┌──
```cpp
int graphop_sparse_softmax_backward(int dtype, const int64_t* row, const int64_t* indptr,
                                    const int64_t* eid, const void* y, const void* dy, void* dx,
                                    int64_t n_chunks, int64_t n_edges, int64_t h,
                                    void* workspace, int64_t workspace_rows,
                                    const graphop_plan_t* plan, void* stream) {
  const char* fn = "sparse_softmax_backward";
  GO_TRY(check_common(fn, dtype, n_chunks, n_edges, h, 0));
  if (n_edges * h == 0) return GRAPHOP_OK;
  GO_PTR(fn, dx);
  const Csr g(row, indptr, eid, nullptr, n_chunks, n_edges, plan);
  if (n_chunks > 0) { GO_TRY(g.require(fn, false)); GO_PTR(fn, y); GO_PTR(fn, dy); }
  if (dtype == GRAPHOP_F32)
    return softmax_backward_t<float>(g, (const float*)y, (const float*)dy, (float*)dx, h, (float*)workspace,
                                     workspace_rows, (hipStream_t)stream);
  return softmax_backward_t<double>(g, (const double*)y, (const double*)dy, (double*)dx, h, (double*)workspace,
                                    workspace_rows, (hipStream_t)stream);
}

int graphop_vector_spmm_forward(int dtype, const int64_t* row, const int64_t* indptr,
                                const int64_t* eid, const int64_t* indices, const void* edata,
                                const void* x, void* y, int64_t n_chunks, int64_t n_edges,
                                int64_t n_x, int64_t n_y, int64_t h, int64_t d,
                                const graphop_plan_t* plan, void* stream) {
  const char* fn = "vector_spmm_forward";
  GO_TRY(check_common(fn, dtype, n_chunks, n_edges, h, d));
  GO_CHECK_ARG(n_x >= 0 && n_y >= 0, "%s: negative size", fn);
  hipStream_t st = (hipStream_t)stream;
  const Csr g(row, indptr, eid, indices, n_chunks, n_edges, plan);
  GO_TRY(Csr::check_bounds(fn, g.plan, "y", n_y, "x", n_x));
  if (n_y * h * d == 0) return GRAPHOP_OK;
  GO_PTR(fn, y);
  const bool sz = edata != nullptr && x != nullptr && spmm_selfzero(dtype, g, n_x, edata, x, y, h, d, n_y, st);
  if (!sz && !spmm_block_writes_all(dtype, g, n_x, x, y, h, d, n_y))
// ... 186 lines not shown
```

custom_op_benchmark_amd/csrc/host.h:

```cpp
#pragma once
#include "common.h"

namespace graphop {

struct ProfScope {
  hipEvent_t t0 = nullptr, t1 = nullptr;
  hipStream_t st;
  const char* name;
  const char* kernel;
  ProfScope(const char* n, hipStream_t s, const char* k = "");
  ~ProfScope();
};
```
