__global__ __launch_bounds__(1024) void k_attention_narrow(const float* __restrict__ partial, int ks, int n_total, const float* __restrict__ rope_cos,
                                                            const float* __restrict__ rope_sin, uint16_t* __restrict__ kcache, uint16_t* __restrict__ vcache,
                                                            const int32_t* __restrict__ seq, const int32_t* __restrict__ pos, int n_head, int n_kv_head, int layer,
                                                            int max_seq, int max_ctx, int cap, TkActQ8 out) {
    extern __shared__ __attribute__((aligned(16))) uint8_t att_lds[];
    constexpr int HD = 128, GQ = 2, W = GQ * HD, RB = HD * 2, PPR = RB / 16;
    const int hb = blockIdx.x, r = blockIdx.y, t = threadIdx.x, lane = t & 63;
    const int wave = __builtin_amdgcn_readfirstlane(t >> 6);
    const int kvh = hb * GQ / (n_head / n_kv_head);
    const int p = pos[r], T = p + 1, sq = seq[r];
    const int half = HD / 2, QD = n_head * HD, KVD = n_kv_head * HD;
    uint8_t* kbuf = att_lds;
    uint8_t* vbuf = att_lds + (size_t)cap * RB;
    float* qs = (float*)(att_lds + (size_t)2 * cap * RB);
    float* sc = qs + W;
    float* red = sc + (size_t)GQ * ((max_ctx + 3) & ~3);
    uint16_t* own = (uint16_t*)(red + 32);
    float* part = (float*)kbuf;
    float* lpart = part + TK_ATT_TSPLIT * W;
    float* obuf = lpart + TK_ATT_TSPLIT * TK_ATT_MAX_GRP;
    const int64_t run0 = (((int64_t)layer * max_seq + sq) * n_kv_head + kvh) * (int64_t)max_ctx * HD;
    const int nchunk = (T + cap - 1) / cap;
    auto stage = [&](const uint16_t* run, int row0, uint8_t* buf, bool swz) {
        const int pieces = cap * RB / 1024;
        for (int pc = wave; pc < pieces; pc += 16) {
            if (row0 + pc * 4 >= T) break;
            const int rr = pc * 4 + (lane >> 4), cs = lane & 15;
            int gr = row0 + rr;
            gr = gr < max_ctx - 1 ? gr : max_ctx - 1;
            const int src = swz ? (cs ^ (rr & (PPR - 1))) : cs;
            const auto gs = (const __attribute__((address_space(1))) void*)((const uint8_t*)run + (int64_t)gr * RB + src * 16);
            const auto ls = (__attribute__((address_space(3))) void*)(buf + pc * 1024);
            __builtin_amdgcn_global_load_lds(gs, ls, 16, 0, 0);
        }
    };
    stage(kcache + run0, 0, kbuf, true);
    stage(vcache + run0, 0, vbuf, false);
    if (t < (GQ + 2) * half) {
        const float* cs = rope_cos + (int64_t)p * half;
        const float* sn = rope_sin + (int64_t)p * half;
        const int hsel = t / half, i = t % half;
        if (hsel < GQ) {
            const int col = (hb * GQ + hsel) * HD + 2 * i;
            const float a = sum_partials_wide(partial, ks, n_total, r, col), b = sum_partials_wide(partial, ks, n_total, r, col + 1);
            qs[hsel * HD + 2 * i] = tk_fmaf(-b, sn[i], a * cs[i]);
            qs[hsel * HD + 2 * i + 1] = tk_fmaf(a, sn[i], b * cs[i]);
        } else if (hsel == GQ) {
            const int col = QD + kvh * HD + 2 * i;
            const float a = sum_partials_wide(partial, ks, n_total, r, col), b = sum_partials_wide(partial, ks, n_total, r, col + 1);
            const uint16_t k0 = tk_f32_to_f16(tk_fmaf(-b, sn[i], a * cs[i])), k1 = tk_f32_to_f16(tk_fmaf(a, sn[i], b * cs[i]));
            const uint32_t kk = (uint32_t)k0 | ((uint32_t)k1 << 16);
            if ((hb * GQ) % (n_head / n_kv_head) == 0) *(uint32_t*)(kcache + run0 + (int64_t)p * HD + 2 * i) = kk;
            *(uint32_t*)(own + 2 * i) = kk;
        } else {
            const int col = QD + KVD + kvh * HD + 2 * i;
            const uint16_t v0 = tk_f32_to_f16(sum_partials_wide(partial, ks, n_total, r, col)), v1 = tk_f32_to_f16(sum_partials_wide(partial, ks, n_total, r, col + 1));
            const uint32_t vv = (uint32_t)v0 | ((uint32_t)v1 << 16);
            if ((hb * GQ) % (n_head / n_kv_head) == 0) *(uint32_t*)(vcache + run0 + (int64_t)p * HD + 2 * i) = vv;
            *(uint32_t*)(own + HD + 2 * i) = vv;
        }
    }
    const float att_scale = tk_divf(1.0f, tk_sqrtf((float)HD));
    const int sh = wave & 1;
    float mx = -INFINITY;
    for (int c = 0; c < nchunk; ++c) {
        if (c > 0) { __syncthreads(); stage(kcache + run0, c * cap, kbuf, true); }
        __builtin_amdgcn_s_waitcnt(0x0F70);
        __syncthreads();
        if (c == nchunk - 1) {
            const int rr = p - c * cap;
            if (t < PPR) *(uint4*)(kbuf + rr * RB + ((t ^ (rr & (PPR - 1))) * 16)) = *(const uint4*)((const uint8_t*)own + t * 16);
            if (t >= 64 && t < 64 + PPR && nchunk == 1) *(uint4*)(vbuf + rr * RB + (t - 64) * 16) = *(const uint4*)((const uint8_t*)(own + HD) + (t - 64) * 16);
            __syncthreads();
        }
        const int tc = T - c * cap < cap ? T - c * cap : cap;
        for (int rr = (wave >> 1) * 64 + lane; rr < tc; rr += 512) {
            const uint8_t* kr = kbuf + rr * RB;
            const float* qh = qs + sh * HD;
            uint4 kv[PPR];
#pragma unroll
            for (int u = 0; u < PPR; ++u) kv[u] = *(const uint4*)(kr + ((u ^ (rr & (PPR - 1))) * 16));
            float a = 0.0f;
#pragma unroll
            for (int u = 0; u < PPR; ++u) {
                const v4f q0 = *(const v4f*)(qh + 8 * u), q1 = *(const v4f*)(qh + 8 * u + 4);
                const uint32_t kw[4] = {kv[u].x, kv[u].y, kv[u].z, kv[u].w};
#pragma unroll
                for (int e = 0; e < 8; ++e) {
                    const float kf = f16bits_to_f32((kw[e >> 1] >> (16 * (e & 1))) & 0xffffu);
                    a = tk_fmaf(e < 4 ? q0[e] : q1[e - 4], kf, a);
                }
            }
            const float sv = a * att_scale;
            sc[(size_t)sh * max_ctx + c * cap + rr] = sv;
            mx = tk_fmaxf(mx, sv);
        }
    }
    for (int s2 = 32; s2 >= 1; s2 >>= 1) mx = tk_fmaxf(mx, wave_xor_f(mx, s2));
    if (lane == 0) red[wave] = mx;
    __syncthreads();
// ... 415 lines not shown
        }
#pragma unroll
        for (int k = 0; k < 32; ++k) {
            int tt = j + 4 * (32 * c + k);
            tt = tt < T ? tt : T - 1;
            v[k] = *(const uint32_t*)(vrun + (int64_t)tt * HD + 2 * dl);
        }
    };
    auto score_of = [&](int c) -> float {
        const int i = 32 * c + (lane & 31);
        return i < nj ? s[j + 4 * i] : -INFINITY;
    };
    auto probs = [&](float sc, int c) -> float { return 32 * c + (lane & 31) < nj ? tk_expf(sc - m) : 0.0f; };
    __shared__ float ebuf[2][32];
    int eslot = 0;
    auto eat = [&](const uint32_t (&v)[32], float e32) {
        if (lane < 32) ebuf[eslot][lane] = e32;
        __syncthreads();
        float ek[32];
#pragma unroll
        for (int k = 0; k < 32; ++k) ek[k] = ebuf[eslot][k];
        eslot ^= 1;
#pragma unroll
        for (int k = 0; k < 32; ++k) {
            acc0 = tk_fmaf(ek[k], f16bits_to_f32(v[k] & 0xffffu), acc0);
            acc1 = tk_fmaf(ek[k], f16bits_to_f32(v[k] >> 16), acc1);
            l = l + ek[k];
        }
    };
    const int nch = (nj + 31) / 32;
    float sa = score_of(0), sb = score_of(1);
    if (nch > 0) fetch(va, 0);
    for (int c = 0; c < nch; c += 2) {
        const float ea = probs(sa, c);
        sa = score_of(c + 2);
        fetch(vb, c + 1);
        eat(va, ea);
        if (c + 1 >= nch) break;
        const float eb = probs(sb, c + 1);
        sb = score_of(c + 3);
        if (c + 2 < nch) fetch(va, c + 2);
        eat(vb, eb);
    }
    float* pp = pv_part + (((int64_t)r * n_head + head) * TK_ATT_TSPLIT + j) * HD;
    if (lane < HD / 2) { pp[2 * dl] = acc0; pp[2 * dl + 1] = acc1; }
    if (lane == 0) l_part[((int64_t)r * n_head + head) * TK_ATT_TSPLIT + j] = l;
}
└──
__What the exercise asks__. Beginning with the line that contains "tt = tt < T ? tt : T - 1;", return every line through the end of the data above, exactly as written.

__Result below__.
            tt = tt < T ? tt : T - 1;
            v[k] = *(const uint32_t*)(vrun + (int64_t)tt * HD + 2 * dl);
        }
    };
    auto score_of = [&](int c) -> float {
        const int i = 32 * c + (lane & 31);
        return i < nj ? s[j + 4 * i] : -INFINITY;
    };
    auto probs = [&](float sc, int c) -> float { return 32 * c + (lane & 31) < nj ? tk_expf(sc - m) : 0.0f; };
    __shared__ float ebuf[2][32];
    int eslot = 0;
    auto eat = [&](const uint32_t (&v)[32], float e32) {
        if (lane < 32) ebuf[eslot][lane] = e32;
        __syncthreads();
        float ek[32];
#pragma unroll
        for (int k = 0; k < 32; ++k) ek[k] = ebuf[eslot][k];
        eslot ^= 1;
#pragma unroll
        for (int k = 0; k < 32; ++k) {
            acc0 = tk_fmaf(ek[k], f16bits_to_f32(v[k] & 0xffffu), acc0);
            acc1 = tk_fmaf(ek[k], f16bits_to_f32(v[k] >> 16), acc1);
            l = l + ek[k];
        }
    };
    const int nch = (nj + 31) / 32;
    float sa = score_of(0), sb = score_of(1);
    if (nch > 0) fetch(va, 0);
    for (int c = 0; c < nch; c += 2) {
        const float ea = probs(sa, c);
        sa = score_of(c + 2);
        fetch(vb, c + 1);
        eat(va, ea);
        if (c + 1 >= nch) break;
        const float eb = probs(sb, c + 1);
        sb = score_of(c + 3);
        if (c + 2 < nch) fetch(va, c + 2);
        eat(vb, eb);
    }
    float* pp = pv_part + (((int64_t)r * n_head + head) * TK_ATT_TSPLIT + j) * HD;
    if (lane < HD / 2) { pp[2 * dl] = acc0; pp[2 * dl + 1] = acc1; }
    if (lane == 0) l_part[((int64_t)r * n_head + head) * TK_ATT_TSPLIT + j] = l;
}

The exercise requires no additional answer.